Os missionários se colocam nas mãos de Deus para pregar a palavra de Deus a uma remota tribo animista. Deus usou a vida dessas pessoas para se manifestar por meio de milagres e curas.

Logo após o ciclone Harold, as estradas na remota ilha de Pentecostes, uma das 83 que compõem a nação de Vanuatu no Pacífico Sul, tornaram-se indetectáveis.

Focado em ajudar e trazer alívio para as vítimas do ciclone, Sam e outros missionários oraram para que Deus os usasse, abrisse portas para compartilhar a Palavra de Deus e que vidas mudassem para sempre.

“Também clamamos  a Deus para nos guiar em cada passo do caminho”, disse Sam Paris, missionário da AGWM em Vanuatu.

“Subimos uma montanha até o centro de Pentecostes, na extremamente remota cidade de Ratap”, disse o missionário. Ele comentou que enquanto fazia as apresentações evangelísticas e explicava por que estavam ali, o chefe da tribo deixou o local. “Notei que ele tinha uma ferida aberta nas costas da mão. A ferida tinha cerca de 5 centímetros de diâmetro e era extremamente profunda. Sua mão estava muito inchada e infectada”, escreveu Sam.

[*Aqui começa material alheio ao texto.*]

+    const int erow = elane >> 2, epiece = elane & 3;
+#pragma unroll
+    for (int rt = 0; rt < RT; ++rt) {
+#pragma unroll
+      for (int t = 0; t < NTW; ++t) {
+        const int e = rt * NTW + t;
+        if (RES) {
+          const uint4 r0 = rq[0][0], r1 = rq[0][1];
+#pragma unroll
+          for (int i = 0; i + 1 < RD; ++i) { rq[i][0] = rq[i + 1][0]; rq[i][1] = rq[i + 1][1]; }
+          asm volatile("" : "+v"(rlane));
+          if (e + RD < NTILES) OCC_C1R_RES(rq[RD - 1], nw, (e + RD) / NTW, (e + RD) % NTW)
+          else if (p + 1 < p0 + ppb) OCC_C1R_RES(rq[RD - 1], nw + 128 * NTW, (e + RD - NTILES) / NTW, (e + RD - NTILES) % NTW)
+          *reinterpret_cast<uint4*>(scratch + erow * kC1rPitch + epiece * 16) = r0;
+          *reinterpret_cast<uint4*>(scratch + (erow + 16) * kC1rPitch + epiece * 16) = r1;
+          wave_lds_sync();
+        }
+#pragma unroll
+        for (int q = 0; q < 4; ++q) {
+          char* const sp = scratch + vi * kC1rPitch + 16 * q + 8 * kb;
+          float v0 = acc[rt][t][4 * q + 0], v1 = acc[rt][t][4 * q + 1], v2 = acc[rt][t][4 * q + 2],
+                v3 = acc[rt][t][4 * q + 3];
+          if (RES) {
+            const uint2 r = *reinterpret_cast<const uint2*>(sp);
+            v0 += c1r_lo(r.x); v1 += c1r_hi(r.x); v2 += c1r_lo(r.y); v3 += c1r_hi(r.y);
+          }
+          if (relu) { v0 = fmaxf(v0, 0.f); v1 = fmaxf(v1, 0.f); v2 = fmaxf(v2, 0.f); v3 = fmaxf(v3, 0.f); }
+          *reinterpret_cast<uint2*>(sp) = make_uint2(pack_bf16x2_rne(v0, v1), pack_bf16x2_rne(v2, v3));
+        }
+        wave_lds_sync();
+#pragma unroll
+        for (int j = 0; j < 2; ++j) {
+          const int row = erow + 16 * j;
+          const int m = m0 + rt * 32 + row;
+          const uint4 v = *reinterpret_cast<const uint4*>(scratch + row * kC1rPitch + epiece * 16);
+          if (m < M) *reinterpret_cast<uint4*>(out + (long)m * N + nw + t * 32 + epiece * 8) = v;
+        }
+        wave_lds_sync();
+      }
+    }
+  }
+#undef OCC_C1R_RES
+#undef OCC_C1R_AFRAG
+#undef OCC_C1R_LOAD
+}
+
+int conv1x1_resident_tile(int Cin, int Cout, long M, long in_pixels, int rt) {
+  if ((Cin != 128 && Cin != 256 && Cin != 512) || Cout % 128 || Cout > 4096) return 0;
+  if (M >= (1L << 30) || in_pixels >= (1L << 30)) return 0;
+  if (rt == 0) rt = Cin == 512 ? 2 : 4;
+  if (rt == 4) return 4;
+  if (rt == 2 && Cin == 512) return 2;
+  return 0;
+}
+
+int conv1x1_resident_launch(const void* x, const void* weight, const float* bias, const void* residual, void* out,
+                            long M, int Hin, int Win, int Hout, int Wout, int Cin, int Cout, int stride, int relu,
+                            int residual_upsample2, int rt, int ncb_force, hipStream_t st) {
+  const int ntw = Cout % 256 == 0 ? 2 : 1;
+  const int np = Cout / (128 * ntw);
+  const int nrb = (int)((M + 32 * rt - 1) / (32 * rt));
+  const long want_blocks = Cin == 128 ? 2048 : 1024;
+  int ncb = np;
+  for (int d = 1; d <= np; ++d)
+    if (np % d == 0 && (long)nrb * d >= want_blocks) { ncb = d; break; }
+  if (ncb_force > 0) {
+    if (np % ncb_force) {
+      set_error("conv1x1_nhwc_bf16: no variant with %d column blocks for %d passes", ncb_force, np);
+      return OCC_E_UNSUPPORTED;
+    }
+    ncb = ncb_force;
+  }
+  const int ppb = np / ncb;
+  const unsigned grid = ncb > 1 ? (unsigned)((nrb + 7) / 8 * 8 * ncb) : (unsigned)nrb;
+  hipError_t e = hipSuccess;
+#define OCC_C1R_GO(KK, RTT, NTT, RR, MINB, RDD)                                                          \
+  {                                                                                               \
+    auto kern = conv1x1_resident_kernel<KK, RTT, NTT, RR, MINB, RR ? RDD : 1>;                                  \
+    const int lds = c1r_lds_bytes(KK, RTT, ppb * 128 * NTT);                                                \
+    e = hipFuncSetAttribute(reinterpret_cast<const void*>(kern), hipFuncAttributeMaxDynamicSharedMemorySize, lds); \
+    if (e == hipSuccess)                                                                          \
+      hipLaunchKernelGGL(kern, dim3(grid), dim3(256), lds, st, reinterpret_cast<const uint4*>(x),  \
+                         reinterpret_cast<const uint4*>(weight), bias,                            \
+                         reinterpret_cast<const unsigned short*>(residual),                       \
+                         reinterpret_cast<unsigned short*>(out), (int)M, Cout, Hin, Win, Hout, Wout, stride, relu, nrb, \
+                         ncb, ppb);                                                               \
+  }
+#define OCC_C1R_RES_(KK, RTT, NTT, MINB, RDD)                                                       \
+  {                                                                                               \
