enum { SWEEP_HEAD = 1, SWEEP_XTU = 2, SWEEP_SCALARS = 4, SWEEP_ALL = 7 };
static int sweep(const bmf_penalty_state* st, int mode, double reg, hipStream_t s, int phase = SWEEP_ALL, int block = -1, bool gather_in_finalize = false,
                 bool reduce_in_finalize = false) {
    const int kp = st->kp, kk = kp * kp;
    const int32_t* stop = st->stop;
    const bool f16 = st->panel_kind == BMF_PANEL_F16, i8 = st->panel_kind == BMF_PANEL_I8;
    const bool blocked = st->nred_blocks == 2;
    static const bool fused_planes = [] { const char* e = getenv("BMF_I8_FUSED_PLANES"); return !(e && e[0] == '0'); }();
    const int epi_terms = (f16 || i8) ? 0 : st->terms;
    const bool delta = st->ubits_prev && !st->updates_only;

    if (phase & SWEEP_HEAD) {
        bmf_epilogue_args ev = {};
        ev.F64 = st->V64; ev.F = st->V; ev.rows_pad = st->n_pad; ev.rows = st->n; ev.k = st->k; ev.kp = kp;
        ev.num = mode == BMF_MODE_PREPARE ? nullptr : st->Nred; ev.slab_stride = st->n_pad * kp; ev.splits = 1;
        ev.num_block_stride = blocked ? st->n_pad * 32 : 0;
        ev.G = st->GU; ev.reg = reg; ev.mode = mode; ev.thr = st->thr_v; ev.terms = epi_terms;
        ev.panel = st->Vpanel; ev.ldp = st->n_pad; ev.rowbits = st->vbits; ev.colbits = st->vcolbits; ev.ldcb = st->ldvc;
        ev.partials = st->partV; ev.stop = stop; ev.blockmax = (f16 || i8) ? st->panel_ws : nullptr;
        if (i8 && fused_planes) { ev.planes = (int8_t*)st->Vpanel; ev.plane_scale = st->scaleV; ev.limbs = st->terms; }
        BMF_TRY(bmf_mu_epilogue(&ev, s));
        if (f16) BMF_TRY(bmf_panel_f16_launch(st->V, st->n_pad, kp, kp, st->Vpanel, st->n_pad, st->panel_ws, st->scaleV, true, stop, s));
        BMF_TRY(bmf_gram_partial_launch(st->V, st->n_pad, kp, kp, st->gram_slabs, st->gram_blocks, i8 ? st->panel_ws : nullptr, st->terms, st->scaleV, stop, s, fused_planes ? 1 : 0));
        if (i8 && fused_planes)
            BMF_TRY(bmf_panel_i8_launch(st->V64, st->V, st->n_pad, kp, kp, st->terms, (int8_t*)st->Vpanel, st->n_pad, st->panel_ws, st->scaleV + 2 * kp, true, stop, s, true,
                                        st->scaleV + 3 * kp, st->scaleV + kp, st->gram_slabs, st->gram_blocks, kk, st->GV, st->GV64));
        else {
            if (i8)
                BMF_TRY(bmf_panel_i8_launch(st->V64, st->V, st->n_pad, kp, kp, st->terms, (int8_t*)st->Vpanel, st->n_pad, st->panel_ws, st->scaleV, true, stop, s, true, nullptr, nullptr,
                                            nullptr, 0, 0, nullptr, nullptr));
            BMF_TRY(bmf_reduce_slabs(st->gram_slabs, kk, st->gram_blocks, kk, st->GV, st->GV64, s));
        }
        if (delta && mode != BMF_MODE_PREPARE)
            BMF_TRY(bmf_cover_delta_launch(st->XTbits, st->ldxt, st->m_pad / 32, st->n_pad, st->vbits, st->vbits_prev, st->ucolbits, st->lduc, kp,
                                           st->counts, st->ubits, st->ubits_prev, st->m_pad, stop, s));

        bmf_timer_begin(s);
        if (i8)
            BMF_TRY(bmf_xf_bits_i8_launch(st->Xtiled ? st->Xtiled : st->Xbits, st->m_pad, st->ldx, st->n_pad / 32, (const int8_t*)st->Vpanel,
                                          st->n_pad, st->terms, st->scaleV + kp, kp, 0, kp, st->Mslab, st->m_pad * kp, st->splits_xv,
                                          st->Xtiled != nullptr, stop, s));
        else
            BMF_TRY(bmf_xf_bits_launch(st->Xbits, st->m_pad, st->ldx, st->n_pad / 32, st->Vpanel, st->n_pad, st->terms, kp, st->Mslab,
                                       st->m_pad * kp, st->splits_xv, st->panel_kind, f16 ? st->scaleV + kp : nullptr, stop, s));
        bmf_timer_end(s);

        bmf_epilogue_args eu = {};
        eu.F64 = st->U64; eu.F = st->U; eu.rows_pad = st->m_pad; eu.rows = st->m; eu.k = st->k; eu.kp = kp;
        const bool presum = st->splits_xv >= 6;
        if (presum)
            BMF_TRY(bmf_reduce_slabs(st->Mslab, st->m_pad * kp, st->splits_xv, st->m_pad * kp, st->Mslab, nullptr, s));
        eu.num = st->Mslab; eu.slab_stride = st->m_pad * kp; eu.splits = presum ? 1 : st->splits_xv;
        eu.G = st->GV; eu.reg = reg; eu.mode = mode; eu.thr = st->thr_u; eu.terms = epi_terms;
        eu.panel = st->Upanel; eu.ldp = st->m_pad; eu.rowbits = st->ubits; eu.colbits = st->ucolbits; eu.ldcb = st->lduc;
        eu.partials = st->partU; eu.stop = stop; eu.blockmax = (f16 || i8) ? st->panel_ws : nullptr;
        if (i8 && fused_planes) { eu.planes = (int8_t*)st->Upanel; eu.plane_scale = st->scaleU; eu.limbs = st->terms; }
        BMF_TRY(bmf_mu_epilogue(&eu, s));
        if (f16) BMF_TRY(bmf_panel_f16_launch(st->U, st->m_pad, kp, kp, st->Upanel, st->m_pad, st->panel_ws, st->scaleU, true, stop, s));
        BMF_TRY(bmf_gram_partial_launch(st->U, st->m_pad, kp, kp, st->gram_slabs, st->gram_blocks, i8 ? st->panel_ws : nullptr, st->terms, st->scaleU, stop, s, fused_planes ? 1 : 0));
        if (i8 && fused_planes)
            BMF_TRY(bmf_panel_i8_launch(st->U64, st->U, st->m_pad, kp, kp, st->terms, (int8_t*)st->Upanel, st->m_pad, st->panel_ws, st->scaleU + 2 * kp, true, stop, s, true,
                                        st->scaleU + 3 * kp, st->scaleU + kp, st->gram_slabs, st->gram_blocks, kk, nullptr, st->comm + 8));
        else {
            if (i8)
                BMF_TRY(bmf_panel_i8_launch(st->U64, st->U, st->m_pad, kp, kp, st->terms, (int8_t*)st->Upanel, st->m_pad, st->panel_ws, st->scaleU, true, stop, s, true, nullptr, nullptr,
                                            nullptr, 0, 0, nullptr, nullptr));
            BMF_TRY(bmf_reduce_slabs(st->gram_slabs, kk, st->gram_blocks, kk, nullptr, st->comm + 8, s));
        }
    }
    if (phase & SWEEP_SCALARS) {
        if (delta && mode != BMF_MODE_PREPARE) {
            BMF_TRY(bmf_cover_delta_launch(st->Xbits, st->ldx, st->n_pad / 32, st->m_pad, st->ubits, st->ubits_prev, st->vcolbits, st->ldvc, kp,
                                           st->counts, st->vbits, st->vbits_prev, st->n_pad, stop, s));
        } else if (!st->updates_only) {
            BMF_TRY(bmf_cover_launch(st->Xbits, st->m_pad, st->ldx, st->n_pad / 32, st->ubits, st->vcolbits, st->ldvc, kp, st->counts,
                                     stop, s));
            if (delta) {
                BMF_LAUNCH(rebase_cover_kernel, dim3(64), dim3(256), 0, s, st->ubits, st->ubits_prev, st->m_pad, st->vbits, st->vbits_prev, st->n_pad,
                           st->counts, stop);
                BMF_LAUNCH_CHECK();
            }
        }
        if (st->with_mae && !st->updates_only) {
            const bool one_product = st->m_pad * st->n_pad >= (1 << 24);
            if (!(st->mae_ws && one_product)) BMF_LAUNCH(zero_mae_kernel, dim3(1), dim3(64), 0, s, st->comm, stop);
            if (st->mae_ws) {
                const bool xt = st->XTtiled && st->m_pad * st->n_pad >= (1 << 24) && st->n_pad % 256 == 0 && st->ldxt % 16 == 0 && st->ldxt * 32 == st->m_pad;
                BMF_TRY(bmf_mae_launch(xt ? st->XTtiled : st->XTbits, st->ldxt, st->m_pad, st->n_pad, st->U, st->V, kp, st->mae_ws, st->comm + 4, stop, s,
// ... 96 lines not shown
}
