@@ -951,7 +967,7 @@
 
 static bool capture_step(nbx_ctx* c, double G, double dt) {
     if (c->step_exec && c->graph_G == G && c->graph_dt == dt && c->graph_variant == c->variant &&
-        c->graph_splits == c->splits && c->graph_stream == c->stream && c->graph_eps == c->softening && c->graph_law == c->law && c->graph_hash == c->hash_refine &&
+        c->graph_splits == c->splits && c->graph_stream == c->stream && c->graph_eps == c->softening && c->graph_law == c->law && c->graph_hash == c->hash_refine && c->graph_sum_once == c->sum_once &&
         c->graph_refine_tol == c->refine_tol && c->graph_refine_sigma == c->refine_sigma && c->graph_clk == (c->clk_on ? c->clk : nullptr))
         return true;
     if (c->step_exec) { (void)hipGraphExecDestroy(c->step_exec); c->step_exec = nullptr; }
@@ -967,7 +983,7 @@
     const hipError_t ei = hipGraphInstantiate(&c->step_exec, graph, nullptr, nullptr, 0);
     (void)hipGraphDestroy(graph);
     if (ei != hipSuccess) { c->step_exec = nullptr; (void)hipGetLastError(); return false; }
-    c->graph_eps = c->softening; c->graph_law = c->law; c->graph_hash = c->hash_refine;
+    c->graph_eps = c->softening; c->graph_law = c->law; c->graph_hash = c->hash_refine; c->graph_sum_once = c->sum_once;
     c->graph_refine_tol = c->refine_tol; c->graph_refine_sigma = c->refine_sigma;
     c->graph_clk = c->clk_on ? c->clk : nullptr;
     c->graph_G = G; c->graph_dt = dt; c->graph_variant = c->variant; c->graph_splits = c->splits; c->graph_stream = c->stream;
diff --git a/nbody-simulation-parallel_amd/csrc/nbx_ctx.h b/nbody-simulation-parallel_amd/csrc/nbx_ctx.h
--- a/nbody-simulation-parallel_amd/csrc/nbx_ctx.h
+++ b/nbody-simulation-parallel_amd/csrc/nbx_ctx.h
@@ -50,11 +50,14 @@
     int strict_slices = 0;
     unsigned long long strict_budget = 0;
     bool refined = false;
+    double* sum64 = nullptr;
+    bool sum_once = true;
+    bool sum64_current = false;
     float* phi = nullptr;
     hipGraphExec_t step_exec = nullptr;
     double graph_G = 0.0, graph_dt = 0.0, graph_eps = 0.0, graph_refine_tol = 0.0, graph_refine_sigma = 0.0;
     int graph_law = 0;
-    bool graph_hash = false;
+    bool graph_hash = false, graph_sum_once = true;
     int graph_variant = -1, graph_splits = 0;
     hipStream_t graph_stream = nullptr;
     bool capturing = false;
diff --git a/nbody-simulation-parallel_amd/csrc/nbx_internal.h b/nbody-simulation-parallel_amd/csrc/nbx_internal.h
--- a/nbody-simulation-parallel_amd/csrc/nbx_internal.h
+++ b/nbody-simulation-parallel_amd/csrc/nbx_internal.h
@@ -101,6 +101,7 @@
     int strict_slices;
     unsigned long long strict_budget;
     double refine_c2;
+    double* __restrict__ sum64;
     unsigned long long* __restrict__ clk;
 };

Percebi que o chefe tinha ido pescar, tentando conseguir comida para sua família. Quando ele estava cuidando daquela tarefa no mar, um polvo o atacou. “As ilhas externas de Vanuatu não têm atendimento médico, uma ferida infectada é fatal aqui”, disse o missionário.

“O Espírito Santo me incitou a orar pelo chefe da tribo”, disse o missionário. “Eu perguntei a ele se eu poderia orar para que Deus curasse sua mão.” Ratap não tem acesso a nenhuma igreja e ainda segue as crenças tradicionais animistas, mas depois de evangelizá-las, o cacique concordou.

Depois de alguns dias, voltamos a Pentecostes em um barco para buscar comida. “Quando chegamos em Ratap, o chefe da tribo veio correndo. Ele ergueu a mão, mostrando que o inchaço havia sumido e a ferida aberta tinha se transformado em uma pequena crosta!”, disse Sam.

“O chefe me disse que, assim que oramos por sua ferida purulenta, ela parou de doer!”, explicou Sam. O homem perguntou a Sam se ele estava disposto a fazer pelos outros o que faz por ele. “Expliquei com entusiasmo que foi Deus quem o curou e que ficaria feliz em orar pelos outros.”

O chefe o conduziu de tenda em tenda, onde Sam colocou as mãos sobre os enfermos e feridos, pedindo a Deus que os curasse e fizesse Sua presença conhecida. O milagre do chefe foi apenas o começo, Deus continuou a se manifestar em Ratap.